Records for this exercise START
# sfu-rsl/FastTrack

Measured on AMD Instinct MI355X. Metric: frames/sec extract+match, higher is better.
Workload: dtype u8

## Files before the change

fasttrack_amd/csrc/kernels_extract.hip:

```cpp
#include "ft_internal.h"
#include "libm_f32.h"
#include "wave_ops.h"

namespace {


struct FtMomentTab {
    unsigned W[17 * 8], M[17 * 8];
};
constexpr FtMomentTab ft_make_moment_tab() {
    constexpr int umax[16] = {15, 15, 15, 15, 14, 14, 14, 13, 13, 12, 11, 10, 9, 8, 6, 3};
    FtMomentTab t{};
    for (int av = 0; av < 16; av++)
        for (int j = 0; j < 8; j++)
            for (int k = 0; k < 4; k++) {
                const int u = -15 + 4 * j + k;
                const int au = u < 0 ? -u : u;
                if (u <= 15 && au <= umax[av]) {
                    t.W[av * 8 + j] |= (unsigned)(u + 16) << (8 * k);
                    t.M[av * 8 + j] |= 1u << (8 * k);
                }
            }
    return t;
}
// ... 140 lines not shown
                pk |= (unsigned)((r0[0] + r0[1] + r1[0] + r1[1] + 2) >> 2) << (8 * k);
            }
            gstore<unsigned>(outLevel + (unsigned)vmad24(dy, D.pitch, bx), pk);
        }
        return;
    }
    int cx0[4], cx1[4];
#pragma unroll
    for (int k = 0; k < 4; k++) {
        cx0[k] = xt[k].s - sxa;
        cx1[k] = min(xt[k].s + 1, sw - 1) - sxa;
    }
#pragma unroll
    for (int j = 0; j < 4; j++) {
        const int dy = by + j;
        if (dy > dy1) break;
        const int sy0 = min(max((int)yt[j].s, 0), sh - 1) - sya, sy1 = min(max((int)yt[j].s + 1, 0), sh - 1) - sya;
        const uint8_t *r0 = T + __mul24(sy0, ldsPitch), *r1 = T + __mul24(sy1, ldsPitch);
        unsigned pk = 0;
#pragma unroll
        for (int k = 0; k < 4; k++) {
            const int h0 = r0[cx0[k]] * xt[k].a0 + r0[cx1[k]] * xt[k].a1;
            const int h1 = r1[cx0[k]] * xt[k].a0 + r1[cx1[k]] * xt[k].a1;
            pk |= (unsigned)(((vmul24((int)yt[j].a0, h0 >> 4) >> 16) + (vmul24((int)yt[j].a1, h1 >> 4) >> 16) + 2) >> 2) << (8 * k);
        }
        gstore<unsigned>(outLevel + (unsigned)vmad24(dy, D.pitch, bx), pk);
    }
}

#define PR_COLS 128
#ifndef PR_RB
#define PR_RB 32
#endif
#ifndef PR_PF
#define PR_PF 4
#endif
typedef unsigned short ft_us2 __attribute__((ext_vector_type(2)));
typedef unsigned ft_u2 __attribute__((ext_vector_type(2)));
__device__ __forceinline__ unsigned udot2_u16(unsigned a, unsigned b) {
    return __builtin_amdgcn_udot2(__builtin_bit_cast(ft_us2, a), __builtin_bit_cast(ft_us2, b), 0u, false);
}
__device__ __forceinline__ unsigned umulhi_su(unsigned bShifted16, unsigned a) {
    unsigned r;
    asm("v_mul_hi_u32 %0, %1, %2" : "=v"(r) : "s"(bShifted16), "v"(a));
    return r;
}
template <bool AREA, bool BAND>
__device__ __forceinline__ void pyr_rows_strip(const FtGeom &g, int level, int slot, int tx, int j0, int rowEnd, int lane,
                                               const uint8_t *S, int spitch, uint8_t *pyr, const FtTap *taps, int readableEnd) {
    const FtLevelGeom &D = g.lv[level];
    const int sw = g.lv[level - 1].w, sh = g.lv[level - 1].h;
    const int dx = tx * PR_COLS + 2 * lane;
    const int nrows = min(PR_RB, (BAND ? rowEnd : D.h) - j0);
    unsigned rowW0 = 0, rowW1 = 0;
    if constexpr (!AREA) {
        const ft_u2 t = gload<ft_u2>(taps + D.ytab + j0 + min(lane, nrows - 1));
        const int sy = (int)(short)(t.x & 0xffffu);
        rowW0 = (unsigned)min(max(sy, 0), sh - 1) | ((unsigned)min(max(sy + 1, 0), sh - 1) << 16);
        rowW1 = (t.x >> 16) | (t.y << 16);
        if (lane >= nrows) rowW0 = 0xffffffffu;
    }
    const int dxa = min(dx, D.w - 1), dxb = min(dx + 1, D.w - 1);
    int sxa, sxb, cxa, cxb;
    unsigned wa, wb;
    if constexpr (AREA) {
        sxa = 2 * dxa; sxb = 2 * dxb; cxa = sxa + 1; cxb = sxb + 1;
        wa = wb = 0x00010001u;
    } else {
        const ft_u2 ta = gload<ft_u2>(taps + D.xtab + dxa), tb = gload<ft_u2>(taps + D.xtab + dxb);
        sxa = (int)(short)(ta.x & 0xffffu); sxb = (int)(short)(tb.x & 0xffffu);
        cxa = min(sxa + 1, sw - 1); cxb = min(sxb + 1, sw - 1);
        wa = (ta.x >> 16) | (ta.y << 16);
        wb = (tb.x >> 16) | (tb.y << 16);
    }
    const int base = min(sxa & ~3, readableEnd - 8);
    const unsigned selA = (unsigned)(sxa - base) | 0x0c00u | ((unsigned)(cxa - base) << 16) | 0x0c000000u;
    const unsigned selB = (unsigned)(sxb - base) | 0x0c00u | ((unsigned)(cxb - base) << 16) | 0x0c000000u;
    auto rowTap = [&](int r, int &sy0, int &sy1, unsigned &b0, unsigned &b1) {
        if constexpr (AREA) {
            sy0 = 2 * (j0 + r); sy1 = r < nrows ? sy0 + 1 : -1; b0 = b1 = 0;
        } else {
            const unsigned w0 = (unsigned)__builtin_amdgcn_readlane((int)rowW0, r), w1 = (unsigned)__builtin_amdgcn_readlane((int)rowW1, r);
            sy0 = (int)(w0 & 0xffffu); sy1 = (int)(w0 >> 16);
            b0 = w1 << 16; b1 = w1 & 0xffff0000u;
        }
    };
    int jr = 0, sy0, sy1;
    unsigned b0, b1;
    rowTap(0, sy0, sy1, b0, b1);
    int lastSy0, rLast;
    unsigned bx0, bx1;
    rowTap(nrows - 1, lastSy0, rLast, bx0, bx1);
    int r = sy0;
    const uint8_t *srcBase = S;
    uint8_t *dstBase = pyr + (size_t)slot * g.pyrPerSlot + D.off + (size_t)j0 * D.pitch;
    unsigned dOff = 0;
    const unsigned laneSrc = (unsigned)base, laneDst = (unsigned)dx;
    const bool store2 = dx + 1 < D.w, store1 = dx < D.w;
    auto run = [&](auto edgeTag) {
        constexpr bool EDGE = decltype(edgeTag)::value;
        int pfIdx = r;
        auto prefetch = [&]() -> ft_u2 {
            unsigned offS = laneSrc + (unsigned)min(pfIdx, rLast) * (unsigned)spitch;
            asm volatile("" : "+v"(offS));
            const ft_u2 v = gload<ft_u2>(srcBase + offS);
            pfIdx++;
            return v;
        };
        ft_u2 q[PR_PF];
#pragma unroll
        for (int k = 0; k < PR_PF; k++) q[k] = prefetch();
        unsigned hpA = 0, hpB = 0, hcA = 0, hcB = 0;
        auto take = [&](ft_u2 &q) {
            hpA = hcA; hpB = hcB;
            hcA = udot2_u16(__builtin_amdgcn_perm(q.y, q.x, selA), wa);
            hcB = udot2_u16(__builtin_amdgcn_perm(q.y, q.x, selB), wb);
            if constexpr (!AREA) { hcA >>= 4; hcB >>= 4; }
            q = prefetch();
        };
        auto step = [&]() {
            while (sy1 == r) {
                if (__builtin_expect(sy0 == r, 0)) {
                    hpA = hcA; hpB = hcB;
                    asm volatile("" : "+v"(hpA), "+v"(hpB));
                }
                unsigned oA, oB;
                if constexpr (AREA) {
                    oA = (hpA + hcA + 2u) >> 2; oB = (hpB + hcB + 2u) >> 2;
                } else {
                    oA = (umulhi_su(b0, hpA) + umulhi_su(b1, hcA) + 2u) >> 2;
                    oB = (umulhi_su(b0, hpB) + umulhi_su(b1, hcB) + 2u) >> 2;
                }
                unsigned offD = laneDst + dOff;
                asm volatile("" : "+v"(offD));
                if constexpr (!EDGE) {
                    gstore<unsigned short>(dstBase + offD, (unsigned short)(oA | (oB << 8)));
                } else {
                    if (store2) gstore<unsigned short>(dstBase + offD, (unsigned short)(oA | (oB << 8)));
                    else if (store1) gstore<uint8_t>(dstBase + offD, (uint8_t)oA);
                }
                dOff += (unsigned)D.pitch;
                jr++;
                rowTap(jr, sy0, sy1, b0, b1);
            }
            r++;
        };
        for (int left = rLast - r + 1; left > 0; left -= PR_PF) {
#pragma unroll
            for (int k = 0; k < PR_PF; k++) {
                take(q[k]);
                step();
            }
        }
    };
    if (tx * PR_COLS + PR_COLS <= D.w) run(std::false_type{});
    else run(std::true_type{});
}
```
Records for this exercise END
#### What you have to do
When a line among the entries contains "outLevel", pull that line out.

#### Task output
            gstore<unsigned>(outLevel + (unsigned)vmad24(dy, D.pitch, bx), pk);
        gstore<unsigned>(outLevel + (unsigned)vmad24(dy, D.pitch, bx), pk);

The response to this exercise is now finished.